# Training schedule for new puppy (14 weeks old)



## JenGoldenMom (Jul 23, 2011)

Bump.......


----------



## Stressedgoldenmom (Aug 2, 2011)

We have a 14 week old too! 

We have been attending puppy school for going on 4 weeks now. I'm amazed at how quickly they pick things up. They are really great learners. This is our first puppy. 

He's a good sitter. I'm not a big fan of giving treats for a job well done. But that's just me. It backfired on me one day because he ended up not eating his dinner because he was being such a good boy that he was full on treats and ended up spewing them out in the middle of the night ... now he's happy with praise. I'm trying to teach him go shake hands, he does it, but he has to be in down position, then he'll give me his paw. It's so stinking cute, I just go with it.

He's good at bringing his toys back to me .. retrieving! And "give it". He also comes when called. He did that during his first week of training when he had me hide around a corner, much to the amazement of the trainer ... I guess that's good for a 10 week old.

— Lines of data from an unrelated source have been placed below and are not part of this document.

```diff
+template <class Fn, int... I> __device__ __forceinline__ void static_for(Fn &&fn, std::integer_sequence<int, I...>) {
+    (fn(std::integral_constant<int, I>{}), ...);
+}
+template <int C0, int C1, int C2, int C3> __device__ __forceinline__ int dw_pick(int wave) {
+    if constexpr (C0 == C1 && C1 == C2 && C2 == C3) return C0;
+    else if constexpr (C1 - C0 == C2 - C1 && C2 - C1 == C3 - C2) return C0 + wave * (C1 - C0);
+    else return (int)(((unsigned)C0 | (unsigned)C1 << 8 | (unsigned)C2 << 16 | (unsigned)C3 << 24) >> (8 * wave) & 0xffu);
+}
 
 template <class N, int l>
 __device__ __forceinline__ void dw_phase(const float *__restrict__ qdz, const float *__restrict__ qx,
                                          v4 (&acc)[DW<N, l>::T], int lane, int wave) {
     using D = DW<N, l>;
-    constexpr int NP = (D::T + 1) / 2, U = 4 * NP;
+    constexpr int U = 4 * D::deal.units();
     const int g = lane >> 4, i = lane & 15;
     typedef const float __attribute__((address_space(3))) *lds_cf;
     typedef const v4 __attribute__((address_space(3))) *lds_cv4;
     const lds_cf la = (lds_cf)qdz + (i * kQS + 4 * g), lb = (lds_cf)qx + (i * kQS + 4 * g);
-    const lds_cf la_w = la + wave * (16 * kQS);
     v4 fa[2][2], fb[2][2];
-    auto lds_frags = [&](int u, v4 (&a)[2], v4 (&b)[2]) {
-#pragma unroll
-        for (int h = 0; h < 2; ++h) {
-            const int it = 2 * (u >> 2) + h;
-            if (it < D::T) {
-                const int c = (4 * it) % D::NT, k0 = (4 * it) / D::NT;
-                if (c + 3 < D::NT && 4 * it + 3 < D::TOT) {
-                    a[h] = *(lds_cv4)(la_w + c * (16 * kQS) + 16 * (u & 3));
-                    b[h] = *(lds_cv4)(lb + k0 * (16 * kQS) + 16 * (u & 3));
-                } else {
-                    int idx = wave + 4 * it;
-                    idx = idx < D::TOT ? idx : D::TOT - 1;
-                    const int kt = idx / D::NT, nt = idx - kt * D::NT;
-                    a[h] = *(lds_cv4)(la + nt * (16 * kQS) + 16 * (u & 3));
-                    b[h] = *(lds_cv4)(lb + kt * (16 * kQS) + 16 * (u & 3));
-                }
-            }
+    auto lds_frags = [&](auto uc, v4 (&a)[2], v4 (&b)[2]) {
+        constexpr int u = decltype(uc)::value;
+        constexpr DwUnit un = dw_unit(D::deal, u >> 2);
+        constexpr int a0 = un.sa[0], a1 = un.sa[1], b0 = un.sb[0], b1 = un.sb[1];
+        const lds_cf pa = la + dw_pick<D::deal.nt[0][a0], D::deal.nt[1][a0], D::deal.nt[2][a0], D::deal.nt[3][a0]>(wave) * (16 * kQS);
+        const lds_cf pb = lb + dw_pick<D::deal.kt[0][b0], D::deal.kt[1][b0], D::deal.kt[2][b0], D::deal.kt[3][b0]>(wave) * (16 * kQS);
+        a[0] = *(lds_cv4)(pa + 16 * (u & 3));
+        b[0] = *(lds_cv4)(pb + 16 * (u & 3));
+        if constexpr (un.na == 2) {
+            if constexpr (un.n == 2 && un.nb == 2)
+                a[1] = *(lds_cv4)(la + dw_pick<D::deal.nt[0][a1], D::deal.nt[1][a1], D::deal.nt[2][a1], D::deal.nt[3][a1]>(wave) * (16 * kQS) +
+                                  16 * (u & 3));
+            else a[1] = *(lds_cv4)(pa + 16 * kQS + 16 * (u & 3));
+        }
+        if constexpr (un.nb == 2) {
+            if constexpr (un.n == 2 && un.na == 2)
+                b[1] = *(lds_cv4)(lb + dw_pick<D::deal.kt[0][b1], D::deal.kt[1][b1], D::deal.kt[2][b1], D::deal.kt[3][b1]>(wave) * (16 * kQS) +
+                                  16 * (u & 3));
+            else b[1] = *(lds_cv4)(pb + 16 * kQS + 16 * (u & 3));
         }
     };
-    lds_frags(0, fa[0], fb[0]);
-#pragma unroll
-    for (int u = 0; u < U; ++u) {
-        if (u + 1 < U) lds_frags(u + 1, fa[(u + 1) & 1], fb[(u + 1) & 1]);
+    auto step = [&](auto uc) {
+        constexpr int u = decltype(uc)::value;
+        constexpr DwUnit un = dw_unit(D::deal, u >> 2);
+        if constexpr (u + 1 < U) lds_frags(std::integral_constant<int, u + 1>{}, fa[(u + 1) & 1], fb[(u + 1) & 1]);
         __builtin_amdgcn_sched_barrier(0);
-        const int it0 = 2 * (u >> 2), it1 = it0 + 1;
-#pragma unroll
-        for (int r = 0; r < 4; ++r) {
-            acc[it0] = mfma(fa[u & 1][0][r], fb[u & 1][0][r], acc[it0]);
-            if (it1 < D::T) acc[it1] = mfma(fa[u & 1][1][r], fb[u & 1][1][r], acc[it1]);
-        }
+#pragma unroll
+        for (int r = 0; r < 4; ++r)
+#pragma unroll
+            for (int j = 0; j < un.n; ++j)
+                acc[un.base + j] = mfma(fa[u & 1][un.fa[j]][r], fb[u & 1][un.fb[j]][r], acc[un.base + j]);
         __builtin_amdgcn_sched_barrier(0);
-    }
+    };
+    lds_frags(std::integral_constant<int, 0>{}, fa[0], fb[0]);
+    static_for(step, std::make_integer_sequence<int, U>{});
 }
 
 template <class N, int l>
 __device__ __forceinline__ void dw_flush(v4 *__restrict__ slab, const v4 (&acc)[DW<N, l>::T], int lane, int wave) {
-#pragma unroll
-    for (int it = 0; it < DW<N, l>::T; ++it) {
-        const int idx = wave + 4 * it;
-        if (idx < DW<N, l>::TOT) slab[(int64_t)(N::slab_off(l) + idx) * gridDim.x * 64 + lane] = acc[it];
-    }
+    using D = DW<N, l>;
+    auto store = [&](auto ac) {
+        constexpr int A = decltype(ac)::value;
+        const int idx = dw_pick<D::deal.kt[0][A] * D::NT + D::deal.nt[0][A], D::deal.kt[1][A] * D::NT + D::deal.nt[1][A],
+                                D::deal.kt[2][A] * D::NT + D::deal.nt[2][A], D::deal.kt[3][A] * D::NT + D::deal.nt[3][A]>(wave);
+        const bool live = dw_pick<D::deal.live[0][A], D::deal.live[1][A], D::deal.live[2][A], D::deal.live[3][A]>(wave) != 0;
+        if (live) slab[(int64_t)(N::slab_off(l) + idx) * gridDim.x * 64 + lane] = acc[A];
+    };
+    static_for(store, std::make_integer_sequence<int, D::T>{});
 }
 
 constexpr int kImgB = 320;
```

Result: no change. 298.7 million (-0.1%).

The treats I give him and he loves are little pieces of ice. I use them in the crate. I also keep 2 frozen peanut butter kongs handy for when I need to do chores around the house or put groceries away when I need at least 30 minutes to get something done and he needs to sit in his crate.


----------



## Megora (Jun 7, 2010)

JenGoldenMom said:


> Hi, I just brought home a 14 week old puppy last weekend and am trying to figure out a schedule for training her without it being overwhelming.
> 
> I've already taught her "sit" although she's not 100% unless there is a treat in my hand. When her food is on the way, she jumps into her crate and sits down - she knows sitting is a good way to get treats.
> 
> ...


It sounds like you are doing great<:

The only other suggestion would be #3's. If you get three good sits, stop there or move on to something else. And like you are doing, it's not one big session. You are doing bits and pieces all through the day and with everything you do.

Good luck - and she's adorable.


----------



## DNL2448 (Feb 13, 2009)

Tag was doing sit, down, walk back, twirl, and our favorite the get it game at fourteen weeks. Sounds like you have a good start.

Your puppy is adorable!


----------